You'll have better luck with the "anything you wanna tell us?" prompt. The risk is that it will end up sounding like an excuse.
I figured it was dicey, but also thought it might be better to put it there rather than shoehorning it into a totally unrelated prompt or leaving my academic record as a big question mark. Good to hear your thoughts on the issue, I'll just leave it out.

Think about it more this way...

Explain your recent good grades as opposed to explaining your past poor performance.

You don't have an adverse circumstance or any meaningful to talk about related to why your grades were erratic/poor. Draw attention to your improvement.
This is what I've done; 1/4 of my response is mentioning reasons why my grades were poor and 3/4 is mentioning how and why they improved. I know what they really care about is knowing that any past problems won't be an indication of future ones.

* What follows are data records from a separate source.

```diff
+template <bool DIFF, bool SPEC, bool SH>
+__global__ __launch_bounds__(256, NRD_WAVES_RELAX_HF) void RelaxHistoryFixKernel(HistoryFixPlanes P, RelaxCB c, RowRange rows, int queueCapacity) {
+    __shared__ uint32_t s_JobCount[4];
+    __shared__ uint8_t s_JobOwner[256];
+
+    const int blockY = BlockTileY(rows, false) ;
+    const int tileX = NRD_RELAX_HF_ROTATE ? BlockTileXRotated(rows, blockY) : BlockTileX(rows);
+    const uint32_t tileBytes = LoadBlockTileBytes(P.tiles, tileX, blockY);
+    if (!TileBytesHaveGeometry<2>(tileBytes))
+        return;
+    const int px = tileX * TILE_X + (threadIdx.x & 31), py = blockY * TILE_Y + (threadIdx.x >> 5);
+    const int rectW = c.shared.gRectSize.x, rectH = c.shared.gRectSize.y;
+    float centerViewZ, historyLength;
+    bool young = RelaxHistoryFixIsYoung(P, c, min(px, rectW - 1), min(py, rectH - 1), centerViewZ, historyLength);
+    young = young && !(px >= rectW || py >= rectH || py < rows.rowBegin || py >= rows.rowEnd) && !TileByteIsSky(tileBytes, (threadIdx.x & 31) >> 4);
+
+    if (queueCapacity > 0) {
+        const uint32_t wave = threadIdx.x >> 6;
+        uint32_t rank;
+        const uint32_t n = PushWaveJobs(young, s_JobOwner, rank);
+        if ((threadIdx.x & 63u) == 0u)
+            s_JobCount[wave] = n;
+        __syncthreads();
+        const uint32_t counts[4] = {s_JobCount[0], s_JobCount[1], s_JobCount[2], s_JobCount[3]};
+        const uint32_t total = NRD_WAVE_UNIFORM(counts[0] + counts[1] + counts[2] + counts[3]);
+        if (total <= (uint32_t)queueCapacity) {
+            const uint32_t job = (threadIdx.x & 63u) * 4u + wave;
+            if (job >= total)
+                return;
+            const uint32_t owner = JobOwner(s_JobOwner, counts, job);
+            const int ox = tileX * TILE_X + int(owner & 31u), oy = blockY * TILE_Y + int(owner >> 5);
+            RelaxHistoryFixIsYoung(P, c, ox, oy, centerViewZ, historyLength);
+            RelaxHistoryFixPixel<DIFF, SPEC, SH>(P, c, ox, oy, centerViewZ, historyLength);
+            return;
+        }
+    }
+    if (young)
+        RelaxHistoryFixPixel<DIFF, SPEC, SH>(P, c, px, py, centerViewZ, historyLength);
+}
+
 template <bool DIFF, bool SPEC, bool SH>
 const char* LaunchHistoryFix(const PassArgs& a) {
     if (const char* e = CheckSupportedRelax(a))
@@ -587,7 +618,7 @@
         return "RELAX HistoryFix: unexpected resource count or missing decoded normal/roughness cache";
     RelaxCB c = LoadRelaxConstants(a);
     RowGrid g = GridForRows(c.shared.gRectSize.x, c.shared.gRectSize.y, TILE_X, TILE_Y, a.rowBegin, a.rowEnd);
-    LaunchPass(a, (RelaxHistoryFixKernel<DIFF, SPEC, SH>), g.grid, dim3(256), P, c, MakeRowRange(g));
+    LaunchPass(a, (RelaxHistoryFixKernel<DIFF, SPEC, SH>), g.grid, dim3(256), P, c, MakeRowRange(g), HistoryFixQueueCapacity());
     return nullptr;
 }
 
diff --git a/raytracingdenoiser_amd/csrc/hip/passes.h b/raytracingdenoiser_amd/csrc/hip/passes.h
--- a/raytracingdenoiser_amd/csrc/hip/passes.h
+++ b/raytracingdenoiser_amd/csrc/hip/passes.h
@@ -13,7 +13,7 @@
 #define NRD_WAVES_REBLUR_SPATIAL 0
 #endif
 #ifndef NRD_WAVES_REBLUR_HF
-#define NRD_WAVES_REBLUR_HF 5
+#define NRD_WAVES_REBLUR_HF 6
 #endif
 #ifndef NRD_WAVES_REBLUR_TS
 #define NRD_WAVES_REBLUR_TS 0
@@ -231,4 +231,48 @@
     return (int)(((unsigned)t + (unsigned)blockY * (unsigned)r.stripeTiles) % gridDim.x);
 }
 
-}
+constexpr int HF_QUEUE_MAX = 256;
+#ifndef NRD_HF_QUEUE_DEFAULT
+#define NRD_HF_QUEUE_DEFAULT 0
+#endif
+inline int HistoryFixQueueCapacity() {
+    const char* e = getenv("NRD_HIP_HF_QUEUE");
+    const int v = e ? atoi(e) : NRD_HF_QUEUE_DEFAULT;
+    return v < 0 ? 0 : (v > HF_QUEUE_MAX ? HF_QUEUE_MAX : v);
+}
+#ifndef NRD_WAVE_UNIFORM
+#define NRD_WAVE_UNIFORM(x) __builtin_amdgcn_readfirstlane(x)
+#endif
+struct WaveRank {
+    uint32_t rank, count;
+};
+__device__ __forceinline__ WaveRank RankInWave(bool flag) {
+    const uint32_t lane = threadIdx.x & 63u, bit = 1u << (lane & 31u);
+    uint32_t mine = flag ? bit : 0u;
+    for (int m = 1; m < 32; m <<= 1)
+        mine |= __shfl_xor(mine, m);
+    const uint32_t other = __shfl_xor(mine, 32);
+    const uint32_t below = (uint32_t)__builtin_popcount(mine & (bit - 1u));
+    WaveRank r;
+    r.rank = lane < 32u ? below : below + (uint32_t)__builtin_popcount(other);
+    r.count = (uint32_t)__builtin_popcount(mine) + (uint32_t)__builtin_popcount(other);
+    return r;
+}
+__device__ __forceinline__ uint32_t PushWaveJobs(bool flag, uint8_t* owners, uint32_t& rank) {
+    rank = 0u;
+    if (!__any(flag))
+        return 0u;
+    const WaveRank r = RankInWave(flag);
+    rank = r.rank;
+    if (flag)
+        owners[(threadIdx.x & ~63u) + r.rank] = (uint8_t)threadIdx.x;
+    return r.count;
+}
+__device__ __forceinline__ uint32_t JobOwner(const uint8_t* owners, const uint32_t counts[4], uint32_t job) {
+    uint32_t w = 0u;
+    for (; w < 3u && job >= counts[w]; w++)
+        job -= counts[w];
+    return owners[w * 64u + job];
+}
+
+}
```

I've seen a lot of prompts that simply ask you to explain discrepancies or drops in your GPA. For those, I think you can probably reflect and come up with a better answer than immaturity. Maybe you were in school for the wrong reasons, but then discovered your passion for medicine when you started taking particular science courses and got some clinical experience, and the rest fell into place. You'll be able to come up with a nicer way to phrase it that is also true if you think about it a while. I wouldn't write this for prompts that ask for external challenges that explain why you couldn't keep your GPA up, though. Even phrased nicely this sort of answer is not what they're talking about.
Mostly I just didn't know what I wanted to do with my life and didn't have the maturity to soldier through classes I thought were "boring" (after all, I thought, it's not like I'm gonna apply to med school... LOL). Once I figured out what I wanted to do in life (first academia, later medicine) I found the drive to excel and force myself to find ways to be interested in the "boring" stuff, since I never know when it might come up again in my future career.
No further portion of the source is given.